**Requirement**: Lines with the word "total" are the answer; copy each of them from the data below.

Stored data:
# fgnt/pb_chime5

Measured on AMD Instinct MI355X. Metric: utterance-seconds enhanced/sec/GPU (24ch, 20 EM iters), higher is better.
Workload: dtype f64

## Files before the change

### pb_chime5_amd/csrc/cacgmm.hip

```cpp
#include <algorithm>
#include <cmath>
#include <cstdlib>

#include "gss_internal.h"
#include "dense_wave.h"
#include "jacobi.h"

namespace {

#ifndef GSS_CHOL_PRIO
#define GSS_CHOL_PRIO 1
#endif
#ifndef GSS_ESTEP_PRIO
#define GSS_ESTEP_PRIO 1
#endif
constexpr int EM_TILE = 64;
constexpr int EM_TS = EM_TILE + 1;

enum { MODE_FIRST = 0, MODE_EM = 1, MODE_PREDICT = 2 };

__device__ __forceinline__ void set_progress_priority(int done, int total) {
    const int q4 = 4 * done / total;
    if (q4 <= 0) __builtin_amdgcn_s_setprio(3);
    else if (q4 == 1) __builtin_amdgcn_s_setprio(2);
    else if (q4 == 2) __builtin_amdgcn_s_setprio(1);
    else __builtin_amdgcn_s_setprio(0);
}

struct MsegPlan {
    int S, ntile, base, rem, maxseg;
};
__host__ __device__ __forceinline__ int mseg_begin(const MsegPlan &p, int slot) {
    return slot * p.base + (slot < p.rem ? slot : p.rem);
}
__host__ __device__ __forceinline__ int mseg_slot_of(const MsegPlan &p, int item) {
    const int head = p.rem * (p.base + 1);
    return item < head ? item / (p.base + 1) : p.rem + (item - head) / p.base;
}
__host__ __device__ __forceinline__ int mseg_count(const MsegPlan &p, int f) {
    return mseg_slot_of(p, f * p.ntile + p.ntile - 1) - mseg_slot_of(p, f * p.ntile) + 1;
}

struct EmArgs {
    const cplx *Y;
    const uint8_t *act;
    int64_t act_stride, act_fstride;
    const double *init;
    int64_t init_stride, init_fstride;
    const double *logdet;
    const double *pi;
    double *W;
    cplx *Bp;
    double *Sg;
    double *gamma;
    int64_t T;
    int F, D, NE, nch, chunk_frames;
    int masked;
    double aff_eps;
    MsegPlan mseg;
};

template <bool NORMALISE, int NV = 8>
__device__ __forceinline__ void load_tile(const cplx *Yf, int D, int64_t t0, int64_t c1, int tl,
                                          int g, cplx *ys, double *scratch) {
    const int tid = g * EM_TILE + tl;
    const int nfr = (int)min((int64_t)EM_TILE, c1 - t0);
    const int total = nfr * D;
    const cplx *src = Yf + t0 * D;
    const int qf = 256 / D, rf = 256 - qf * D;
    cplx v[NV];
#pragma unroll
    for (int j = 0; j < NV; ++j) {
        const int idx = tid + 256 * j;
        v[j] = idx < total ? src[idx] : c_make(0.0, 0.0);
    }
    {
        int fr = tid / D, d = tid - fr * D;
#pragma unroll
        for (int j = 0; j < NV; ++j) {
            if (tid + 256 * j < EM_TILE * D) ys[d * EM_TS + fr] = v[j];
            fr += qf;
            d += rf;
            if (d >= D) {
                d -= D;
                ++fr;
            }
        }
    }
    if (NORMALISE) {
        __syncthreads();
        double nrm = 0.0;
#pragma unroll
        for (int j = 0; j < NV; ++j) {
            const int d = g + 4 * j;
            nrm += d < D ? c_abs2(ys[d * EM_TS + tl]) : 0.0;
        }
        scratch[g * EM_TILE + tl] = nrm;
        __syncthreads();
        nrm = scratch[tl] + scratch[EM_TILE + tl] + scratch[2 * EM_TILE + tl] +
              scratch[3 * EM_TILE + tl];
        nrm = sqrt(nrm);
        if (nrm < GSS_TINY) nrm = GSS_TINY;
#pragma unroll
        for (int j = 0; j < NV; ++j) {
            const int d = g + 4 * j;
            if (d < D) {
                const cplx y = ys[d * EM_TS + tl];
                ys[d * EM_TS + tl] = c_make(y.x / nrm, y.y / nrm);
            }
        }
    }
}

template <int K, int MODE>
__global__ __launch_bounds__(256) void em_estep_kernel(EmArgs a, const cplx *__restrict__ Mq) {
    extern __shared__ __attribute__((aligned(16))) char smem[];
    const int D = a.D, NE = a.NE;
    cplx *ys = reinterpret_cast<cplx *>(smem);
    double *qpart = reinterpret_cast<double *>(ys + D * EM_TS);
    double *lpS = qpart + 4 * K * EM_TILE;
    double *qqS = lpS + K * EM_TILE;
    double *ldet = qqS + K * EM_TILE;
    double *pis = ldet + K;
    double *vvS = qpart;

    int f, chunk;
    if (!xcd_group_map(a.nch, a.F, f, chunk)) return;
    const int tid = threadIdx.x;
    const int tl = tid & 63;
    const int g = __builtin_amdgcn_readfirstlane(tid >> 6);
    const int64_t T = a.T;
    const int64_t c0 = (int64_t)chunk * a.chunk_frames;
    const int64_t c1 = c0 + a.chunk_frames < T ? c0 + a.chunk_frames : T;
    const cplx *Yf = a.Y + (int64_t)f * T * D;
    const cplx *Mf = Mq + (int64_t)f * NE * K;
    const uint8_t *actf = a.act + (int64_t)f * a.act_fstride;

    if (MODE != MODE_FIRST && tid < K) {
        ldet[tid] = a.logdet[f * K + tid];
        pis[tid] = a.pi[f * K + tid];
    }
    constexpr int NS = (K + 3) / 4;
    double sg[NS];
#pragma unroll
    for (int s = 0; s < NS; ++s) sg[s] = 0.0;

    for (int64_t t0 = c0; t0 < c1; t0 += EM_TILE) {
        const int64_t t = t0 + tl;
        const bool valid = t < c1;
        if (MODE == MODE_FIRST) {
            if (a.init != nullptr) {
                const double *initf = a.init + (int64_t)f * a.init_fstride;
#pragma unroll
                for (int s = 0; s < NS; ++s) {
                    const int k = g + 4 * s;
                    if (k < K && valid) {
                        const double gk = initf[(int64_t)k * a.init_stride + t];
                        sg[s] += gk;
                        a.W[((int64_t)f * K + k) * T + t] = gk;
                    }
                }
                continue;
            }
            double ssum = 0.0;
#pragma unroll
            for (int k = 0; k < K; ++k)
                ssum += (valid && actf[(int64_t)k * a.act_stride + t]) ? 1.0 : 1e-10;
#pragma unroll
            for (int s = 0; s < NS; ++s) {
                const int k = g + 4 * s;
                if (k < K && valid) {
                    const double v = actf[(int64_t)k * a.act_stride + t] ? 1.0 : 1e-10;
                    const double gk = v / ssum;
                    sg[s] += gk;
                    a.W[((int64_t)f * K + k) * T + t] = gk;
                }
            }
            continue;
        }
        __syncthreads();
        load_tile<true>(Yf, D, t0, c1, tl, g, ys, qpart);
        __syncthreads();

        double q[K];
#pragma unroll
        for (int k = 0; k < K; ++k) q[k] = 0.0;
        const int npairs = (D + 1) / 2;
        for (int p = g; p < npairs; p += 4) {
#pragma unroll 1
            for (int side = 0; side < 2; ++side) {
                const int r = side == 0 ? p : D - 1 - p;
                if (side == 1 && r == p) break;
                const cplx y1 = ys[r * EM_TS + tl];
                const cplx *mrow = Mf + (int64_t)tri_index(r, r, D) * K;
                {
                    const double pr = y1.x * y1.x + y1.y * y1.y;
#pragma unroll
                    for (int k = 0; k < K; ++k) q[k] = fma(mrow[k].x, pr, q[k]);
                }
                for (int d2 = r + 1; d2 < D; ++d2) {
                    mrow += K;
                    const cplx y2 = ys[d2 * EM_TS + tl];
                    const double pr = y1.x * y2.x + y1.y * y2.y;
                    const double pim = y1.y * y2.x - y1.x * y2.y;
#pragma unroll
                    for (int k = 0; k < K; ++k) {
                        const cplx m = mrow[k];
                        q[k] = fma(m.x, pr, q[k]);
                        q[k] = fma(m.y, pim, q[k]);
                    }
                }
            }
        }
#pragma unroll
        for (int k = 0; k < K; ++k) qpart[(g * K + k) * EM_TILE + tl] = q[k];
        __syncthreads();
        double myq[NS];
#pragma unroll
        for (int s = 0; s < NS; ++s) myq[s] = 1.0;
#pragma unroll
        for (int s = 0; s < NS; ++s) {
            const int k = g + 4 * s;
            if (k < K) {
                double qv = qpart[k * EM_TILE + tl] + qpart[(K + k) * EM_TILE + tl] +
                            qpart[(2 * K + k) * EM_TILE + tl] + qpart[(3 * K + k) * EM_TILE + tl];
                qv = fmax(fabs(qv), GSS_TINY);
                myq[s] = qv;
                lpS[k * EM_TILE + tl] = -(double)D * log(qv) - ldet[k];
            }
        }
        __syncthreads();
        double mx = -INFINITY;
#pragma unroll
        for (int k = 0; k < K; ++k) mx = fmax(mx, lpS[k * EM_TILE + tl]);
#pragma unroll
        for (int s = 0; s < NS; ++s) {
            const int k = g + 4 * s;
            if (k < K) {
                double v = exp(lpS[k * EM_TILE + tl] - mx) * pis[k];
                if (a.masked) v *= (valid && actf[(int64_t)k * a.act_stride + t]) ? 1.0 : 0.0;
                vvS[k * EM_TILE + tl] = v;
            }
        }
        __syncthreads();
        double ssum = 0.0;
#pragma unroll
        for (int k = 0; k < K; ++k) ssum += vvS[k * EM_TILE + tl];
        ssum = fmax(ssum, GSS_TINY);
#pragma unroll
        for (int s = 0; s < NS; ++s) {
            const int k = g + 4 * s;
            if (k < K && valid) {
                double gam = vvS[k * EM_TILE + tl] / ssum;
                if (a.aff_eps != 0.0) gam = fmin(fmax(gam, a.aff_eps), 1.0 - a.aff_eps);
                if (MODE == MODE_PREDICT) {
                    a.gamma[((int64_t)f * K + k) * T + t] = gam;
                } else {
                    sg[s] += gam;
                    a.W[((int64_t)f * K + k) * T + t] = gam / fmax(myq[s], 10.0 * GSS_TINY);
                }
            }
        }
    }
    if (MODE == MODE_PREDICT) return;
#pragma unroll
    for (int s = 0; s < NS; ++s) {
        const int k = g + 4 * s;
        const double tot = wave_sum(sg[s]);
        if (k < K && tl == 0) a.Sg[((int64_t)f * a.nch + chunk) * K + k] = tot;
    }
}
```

**Written response**:
__device__ __forceinline__ void set_progress_priority(int done, int total) {
    const int q4 = 4 * done / total;
    const int total = nfr * D;
        v[j] = idx < total ? src[idx] : c_make(0.0, 0.0);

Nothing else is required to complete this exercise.